I dont think they even started the BG's yet for the next class. people are being called in this week to start the BG process as far as i know.


----------



## gooday (Jul 20, 2006)

I was wondering if anyone heard back from BPD after I read the article in the globe today.I know some people that got cards that are not residence and have to turn it down because they have houses and the wifes arent having it. Remember boston police do a hardcore backround check so if you get the job dont play the system by not becoming a real resident because then you wont have a job at all. From what I hear you wont fool them and they dont take it lightly.I have a few good friends on that P.D and its the real deal in the back round investigations. Good luck and I wish you guys the best.


----------



## OciferpeteHPD3500 (May 27, 2005)

Here is a true sotry:

a friend of mine is a Boston cop lived in Boston all his life. After 10 months on the job on a Sunday morning he was at his home in south boston. The door bell rings and he goes to answer it. Two detectives already back at the car wait to see him answer the door and leave with out even saying hi. I will say they do very thorough checks.


----------



## smd6169 (Aug 23, 2005)

...so anybody hear anything from their BG's yet?


----------



## dvyboy17 (Jan 28, 2007)

Has anyone had a home visit recently?


----------



## smd6169 (Aug 23, 2005)

Not since the one I had in July 06. Have people been contacted for their BG's?


----------



## SPINMASS (Jan 30, 2004)

Do they have a date for the academy, last I heard it was going to be May or June


----------



## dvyboy17 (Jan 28, 2007)

class in june, but no further steps have started other than app. process that I heard of, driving me nuts


----------



## Officer Dunngeon (Aug 16, 2002)

Gossip, but not fully confirmed: letters were sent out to certain candidates to appear for a psych exam this weekend.


----------



## soxrock75 (Jul 26, 2004)

Officer Dunngeon said:


> Gossip, but not fully confirmed: letters were sent out to certain candidates to appear for a psych exam this weekend.

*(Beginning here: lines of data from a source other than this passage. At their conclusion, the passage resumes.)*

Engine::~Engine()
{
    HipLegacyLock legacy;
    (void)hipSetDevice(cfg_.device);
    (void)hipStreamSynchronize(f_stream_); (void)hipStreamSynchronize(stream_); (void)hipStreamSynchronize(s_stream_);
    dump_stream_trace();
    if (ramp_d_ && ramp_eligible_.load() > 0) {
        unsigned h = 0;
        if (hipMemcpy(&h, &ramp_d_->hosted, sizeof h, hipMemcpyDeviceToHost) == hipSuccess) LOGI("engine: ramp merge: %u of %llu hostable split feeds were hosted by their predecessor", h, (unsigned long long)ramp_eligible_.load());
    }
    for (StreamTrace &t : trace_) for (hipEvent_t e : t.ev) if (e) (void)hipEventDestroy(e);
    if (trace_base_) (void)hipEventDestroy(trace_base_);
    for (hipEvent_t e : join_ev_) (void)hipEventDestroy(e);
    for (auto &e : ev_pool_) { (void)hipEventDestroy(e.a); (void)hipEventDestroy(e.b); }
    drop_graphs(); free_sw_plans(); if (gclk_slots_) (void)hipFree(gclk_slots_);
    if (lm_stream_) { (void)hipStreamSynchronize(lm_stream_); (void)hipStreamDestroy(lm_stream_); }
    for (hipEvent_t e : lm_events_) (void)hipEventDestroy(e);
    if (zargs_h_) { (void)hipHostFree(zargs_h_); (void)hipFree(zargs_d_); }
    for (int i = 0; i < 3; ++i) if (zargs_done_[i]) (void)hipEventDestroy(zargs_done_[i]);
    for (void *p : {(void *)lm_now_d_, (void *)lm_rows_d_, (void *)lm_rec_off_d_}) if (p) (void)hipFree(p);
    conf_k_.release(); bias_set_.release(); bias_desc_.release(); opt_.release();
    if (conf_d_) (void)hipFree(conf_d_);
    if (conf_h_) (void)hipHostFree(conf_h_);
    for (auto &b : bias_sets_) if (b.dev) (void)hipFree(b.dev);
    if (bias_state_d_) (void)hipFree(bias_state_d_);
    lm_slot_.release(); lm_desc_.release();
    for (auto &e : lm_models_) if (e.dev) (void)hipFree(e.dev);
    if (lm_state_d_) (void)hipFree(lm_state_d_);
    for (void *p : {(void *)vad_state_d_, (void *)pass_out_d_}) if (p) (void)hipFree(p);
    for (PassBlock &k : pass_blocks_) (void)hipHostFree(k.h);
    if (snap_d_) (void)hipFree(snap_d_);
    if (snap_h_) (void)hipHostFree(snap_h_);
    if (ws_g_) (void)hipFree(ws_g_);
    if (conv_wt_) (void)hipFree(conv_wt_);
    if (dec_table_) (void)hipFree(dec_table_);
    if (p_lm_) (void)hipFree(p_lm_);
    for (int p = 0; p < 2; ++p)
        for (void *q : {(void *)eout_lm_buf_[p], (void *)y16_buf_[p], (void *)y_buf_[p], (void *)ssq_buf_[p], (void *)xb_buf_[p], (void *)u_buf_[p], (void *)ff_buf_[p],
                        (void *)xb16_buf_[p], (void *)u16_buf_[p], (void *)ff16_buf_[p], (void *)rec_off_buf_[p], (void *)flags_buf_[p], (void *)step_buf_[p]}) if (q) (void)hipFree(q);
    if (ws_fe_) (void)hipFree(ws_fe_);
    if (ws_sr_) (void)hipFree(ws_sr_);
    for (void *p : {(void *)wx_, (void *)h16_, (void *)ramp_d_}) if (p) (void)hipFree(p);
    for (void *p : {(void *)w_, (void *)wh_, (void *)h_, (void *)c_, (void *)ring_, (void *)eout_, (void *)dout_, (void *)gstate_, (void *)cls_, (void *)ws_, (void *)xin_,
                    (void *)a3_, (void *)de_, (void *)logits_, (void *)rec_d_, (void *)counter_d_,
                    (void *)active_d_, (void *)dirty_d_, (void *)dec_slots_d_,
                    (void *)ds_pcm_[0], (void *)ds_pcm_[1]})
        if (p) (void)hipFree(p);
    for (void *p : {(void *)ring_h_, (void *)step_off_h_, (void *)rec_off_h_, (void *)rec_h_, (void *)logits_h_, (void *)hs_pcm_[0], (void *)hs_pcm_[1]})
        if (p) (void)hipHostFree(p);
    for (int b = 0; b < 2; ++b) if (fb_done_[b]) (void)hipEventDestroy(fb_done_[b]);
    for (int b = 0; b < 2; ++b) if (flight_done_[b]) (void)hipEventDestroy(flight_done_[b]);
    for (void *p : table_allocs_) (void)hipFree(p);
    (void)hipStreamDestroy(stream_); (void)hipStreamDestroy(f_stream_); (void)hipStreamDestroy(s_stream_);
}

void Engine::upload_tables(const FbankHostTables &ft)
{
    auto up = [&](const void *src, size_t bytes) {
        void *p = nullptr;
        HIP_CHECK(hipMalloc(&p, std::max<size_t>(bytes, 16)));
        if (bytes) HIP_CHECK(hipMemcpy(p, src, bytes, hipMemcpyHostToDevice));
        table_allocs_.push_back(p);
        return p;
    };
    ft_.window = (const float *)up(ft.window.data(), ft.window.size() * 4);
    ft_.mel = (const float *)up(ft.mel.data(), ft.mel.size() * 4);
    ft_.mel_lo = (const int *)up(ft.mel_lo.data(), ft.mel_lo.size() * 4);
    ft_.mel_hi = (const int *)up(ft.mel_hi.data(), ft.mel_hi.size() * 4);
    ft_.nfct = (int)ft.factors.size();
    for (int k = 0; k < ft_.nfct; ++k) {
        ft_.fct[k] = ft.factors[(size_t)k];
        ft_.tw[k] = (const double *)up(ft.tw[(size_t)k].data(), ft.tw[(size_t)k].size() * 8);
        ft_.tws[k] = ft.tws[(size_t)k].empty() ? nullptr : (const double *)up(ft.tws[(size_t)k].data(), ft.tws[(size_t)k].size() * 8);
    }
    ft_.padded = ft.padded; ft_.nbins = ft.nbins;
    pad_value_ = ft.pad_value;
}

int Engine::alloc_slot()
{
    std::lock_guard<std::mutex> g(slot_mu_);
    if (free_.empty() && !zero_pending_.empty()) zero_pending_slots();
    if (free_.empty()) return -1;
    const int s = free_.back();
    free_.pop_back();
    ++live_;
    return s;
}

void Engine::zero_pending_slots()
{
    if (zero_pending_.empty()) return;
    if (hipSetDevice(cfg_.device) == hipSuccess) {
        std::lock_guard<std::mutex> cg(capture_mu_);
        m_touched();
        const NetDims &d = L_.dims;
        for (size_t o = 0; o < zero_pending_.size(); o += 64) {
            ZeroSlotArgs z;
            z.h = h_; z.c = c_; z.n_layers = d.n_layers; z.slots = (size_t)cfg_.max_slots; z.d_model = d.d_model; z.hidden = d.hidden;
            z.eout = eout_; z.dout = dout_; z.joiner = d.joiner; z.state = gstate_; z.blank = P_.blank_id; z.h16 = h16_;
            z.n_list = (int)std::min<size_t>(64, zero_pending_.size() - o);
            for (int i = 0; i < z.n_list; ++i) z.list[i] = zero_pending_[o + (size_t)i];
            launch_zero_slot(z, stream_);
        }
    }
    for (int s : zero_pending_) free_.push_back(s);
    zero_pending_.clear();
}

void Engine::free_slot(int slot)
{
    set_slot_confidence(slot, 0); set_slot_bias(slot, nullptr); set_slot_lm(slot, nullptr, 0.0f, 0.0f); set_slot_search_options(slot, SearchOpt{0u, 0.0f});
    std::lock_guard<std::mutex> g(slot_mu_);
    zero_pending_.push_back(slot);
    --live_;
    if (zero_pending_.size() >= 256) zero_pending_slots();
}

void Engine::sync_streams()
{
    HIP_CHECK(hipStreamSynchronize(f_stream_)); HIP_CHECK(hipStreamSynchronize(stream_)); HIP_CHECK(hipStreamSynchronize(s_stream_));
}

void Engine::sync()
{
    m_touched();
    sync_streams();
    f_unseen_by_m_ = s_unseen_by_m_ = m_unseen_by_f_ = m_unseen_by_s_ = false;
    if (profiling_) collect_timing();
}

template <typename Chain> static hipGraphExec_t capture_graph(hipStream_t st, Chain &&chain)
{
    hipGraph_t graph = nullptr;
    hipGraphExec_t exec = nullptr;
    HipLegacyLock capture_guard;
    HIP_CHECK(hipStreamBeginCapture(st, hipStreamCaptureModeRelaxed));
    chain();
    HIP_CHECK(hipStreamEndCapture(st, &graph));
    HIP_CHECK(hipGraphInstantiate(&exec, graph, nullptr, nullptr, 0));
    HIP_CHECK(hipGraphDestroy(graph));
    return exec;
}

void GraphCache::clear()
{
    if (!map_.empty()) LOGI("engine: %s graphs emptied (%zu entries)", name, map_.size());
    for (auto &g : map_) (void)hipGraphExecDestroy(g.second);
    map_.clear(); uses_.clear();
}

template <typename Chain> hipGraphExec_t Engine::cached_graph(GraphCache &cache, const GraphCache::Key &key, hipStream_t st, Chain &&chain)
{
    if (!cache.find(key)) cache.insert(key, capture_graph(st, chain));
    return cache.find(key);
}

template <typename Capture> void Engine::capture_both_parities(Capture &&capture)
{
    const int par = flight_parity_;
    m_touched();
    for (int q : {1 - par, par}) { select_parity(q); capture(); }
}

Engine::StreamTrace *Engine::trace_slot()
{
    static const char *path = env_str("APRIL_STREAM_TRACE");
    if (!path) return nullptr;
    if (!trace_base_) { HIP_CHECK(hipEventCreate(&trace_base_)); HIP_CHECK(hipEventRecord(trace_base_, stream_)); }
    if (trace_.size() >= 4096) return nullptr;
    trace_.emplace_back();
    StreamTrace &t = trace_.back();
    for (hipEvent_t &e : t.ev) HIP_CHECK(hipEventCreate(&e));
    return &t;
}

void Engine::dump_stream_trace()
{
    const char *path = env_str("APRIL_STREAM_TRACE");
    if (!path || trace_.empty()) return;
    FILE *f = fopen(path, "w");
    if (!f) return;
    fprintf(f, "# one line per split feed; times in us since the first split feed; FE = index fetch + conv + embed on stream F, LY = layer wavefront on M, SR = encoder_proj + search on S\n");
    fprintf(f, "# feed sessions chunks  FE_start FE_end  LY_start LY_end  SR_start SR_end   overlap: FE inside the previous feed's LY window? SR inside the next feed's LY window?\n");
    std::vector<std::array<float, 6>> ts;
    for (StreamTrace &t : trace_) {
        std::array<float, 6> a{};
        bool ok = t.used;
        for (int i = 0; i < 6 && ok; ++i) ok = hipEventElapsedTime(&a[(size_t)i], trace_base_, t.ev[i]) == hipSuccess;
        if (ok) ts.push_back(a); else (void)hipGetLastError();
    }
    for (size_t i = 0; i < ts.size(); ++i) {
        const auto &a = ts[i];
        const bool fe_in_prev = i > 0 && a[0] * 1e3f < ts[i - 1][3] * 1e3f && a[1] * 1e3f > ts[i - 1][2] * 1e3f;
        const bool sr_in_next = i + 1 < ts.size() && a[5] > ts[i + 1][2] && a[4] < ts[i + 1][3];
        fprintf(f, "%4zu %5d %2d  %10.1f %10.1f  %10.1f %10.1f  %10.1f %10.1f   %s %s\n", i, trace_[i].m, trace_[i].T, a[0] * 1e3, a[1] * 1e3, a[2] * 1e3, a[3] * 1e3, a[4] * 1e3, a[5] * 1e3,
                fe_in_prev ? "FE<prevLY" : "-", sr_in_next ? "SR<nextLY" : "-");
    }
    fclose(f);
}

void Engine::join(hipStream_t waiter, hipStream_t src)
{
    hipEvent_t e = join_ev_[join_pos_++ % join_ev_.size()];
    HIP_CHECK(hipEventRecord(e, src));
    HIP_CHECK(hipStreamWaitEvent(waiter, e, 0));
}

void Engine::general_prologue()
{
    m_touched();
    if (f_unseen_by_m_) { join(stream_, f_stream_); f_unseen_by_m_ = false; }
    if (s_unseen_by_m_) { join(stream_, s_stream_); s_unseen_by_m_ = false; }
    m_unseen_by_f_ = m_unseen_by_s_ = true;
    flight_tail_s_ = false;
}

void Engine::set_profiling(bool on) { std::lock_guard<std::mutex> cg(capture_mu_); sync(); profiling_ = on; }
void Engine::reset_timing() { for (auto &t : timing_) t = KernelTiming(); }
void Engine::set_gates_clock(bool on)
{
    std::lock_guard<std::mutex> cg(capture_mu_);
    HIP_CHECK(hipSetDevice(cfg_.device));
    sync();
    if (on) {
        if (!gclk_slots_) gclk_slots_ = dmalloc<unsigned long long>((size_t)GCLK_SLOTS * STAMP_WORDS);
        HIP_CHECK(hipMemsetAsync(gclk_slots_, 0, (size_t)GCLK_SLOTS * STAMP_WORDS * 8, stream_));
        HIP_CHECK(hipStreamSynchronize(stream_));
        gclk_ms_ = 0; gclk_launches_ = 0; gclk_rows_ = 0;
        for (int i = 0; i < 4; ++i) { gclk_ms_n_[i] = 0; gclk_launches_n_[i] = 0; }
        gclk_ = true;
        return;
    }
    collect_gates_clock(); gclk_ = false;
}
void Engine::collect_gates_clock()
{
    if (!gclk_ || !gclk_slots_) return;
    std::vector<unsigned long long> h((size_t)GCLK_SLOTS * STAMP_WORDS);
    HIP_CHECK(hipMemcpyAsync(h.data(), gclk_slots_, h.size() * 8, hipMemcpyDeviceToHost, stream_)); HIP_CHECK(hipStreamSynchronize(stream_));
    for (auto &kv : sw_plans_)
        for (size_t i = 0; i < kv.second.stamp_slots.size(); ++i) {
            const auto &sl = kv.second.stamp_slots[i];
            const unsigned long long ticks = h[(size_t)sl.first * STAMP_WORDS + 2], n = h[(size_t)sl.first * STAMP_WORDS + 3];
            gclk_ms_ += (double)ticks * 1e-5; gclk_launches_ += (long)n; gclk_rows_ += (long)n * sl.second;
            const int bn = std::min(std::max(kv.second.stamp_n[i], 1), 4) - 1;
            gclk_ms_n_[bn] += (double)ticks * 1e-5; gclk_launches_n_[bn] += (long)n;
        }
}
void Engine::timed_begin(int cls)
{
    ++launch_count_;
    if (!profiling_) return;
    if (ev_used_ == ev_pool_.size()) { Ev e; HIP_CHECK(hipEventCreate(&e.a)); HIP_CHECK(hipEventCreate(&e.b)); e.cls = cls; ev_pool_.push_back(e); }
    ev_pool_[ev_used_].cls = cls;
    if (cls == T_GATES) gemm_profile_next_launch(ev_pool_[ev_used_].a, ev_pool_[ev_used_].b);
    else HIP_CHECK(hipEventRecord(ev_pool_[ev_used_].a, stream_));
}
void Engine::timed_end(int cls)
{
    if (!profiling_) return;
    if (cls == T_GATES) {
        if (gemm_profile_pending()) { gemm_profile_next_launch(nullptr, nullptr); return; }
    } else HIP_CHECK(hipEventRecord(ev_pool_[ev_used_].b, stream_));
    ++ev_used_;
}
void Engine::collect_timing()
{
    for (size_t i = 0; i < ev_used_; ++i) {
        float ms = 0;
        if (hipEventElapsedTime(&ms, ev_pool_[i].a, ev_pool_[i].b) == hipSuccess) { timing_[ev_pool_[i].cls].ms += ms; timing_[ev_pool_[i].cls].launches++; }
    }
    ev_used_ = 0;
}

CONFIRMED............I will be @ HQ for the test this Saturday 8am.


----------



## Enforcer174 (Apr 24, 2004)

Anyone know what to expect when they do a Home Visit?

My Freind received a call for a home Visit next week because he is a resident.

What do they ask and do at your home? I think she said 2 Detectives are going?
Thanx


----------



## Mitpo62 (Jan 13, 2004)

soxrock75 said:


> CONFIRMED............I will be @ HQ for the test this Saturday 8am.


Go get 'em!


----------



## dvyboy17 (Jan 28, 2007)

any BPD Academy date or PAT dates yet?


----------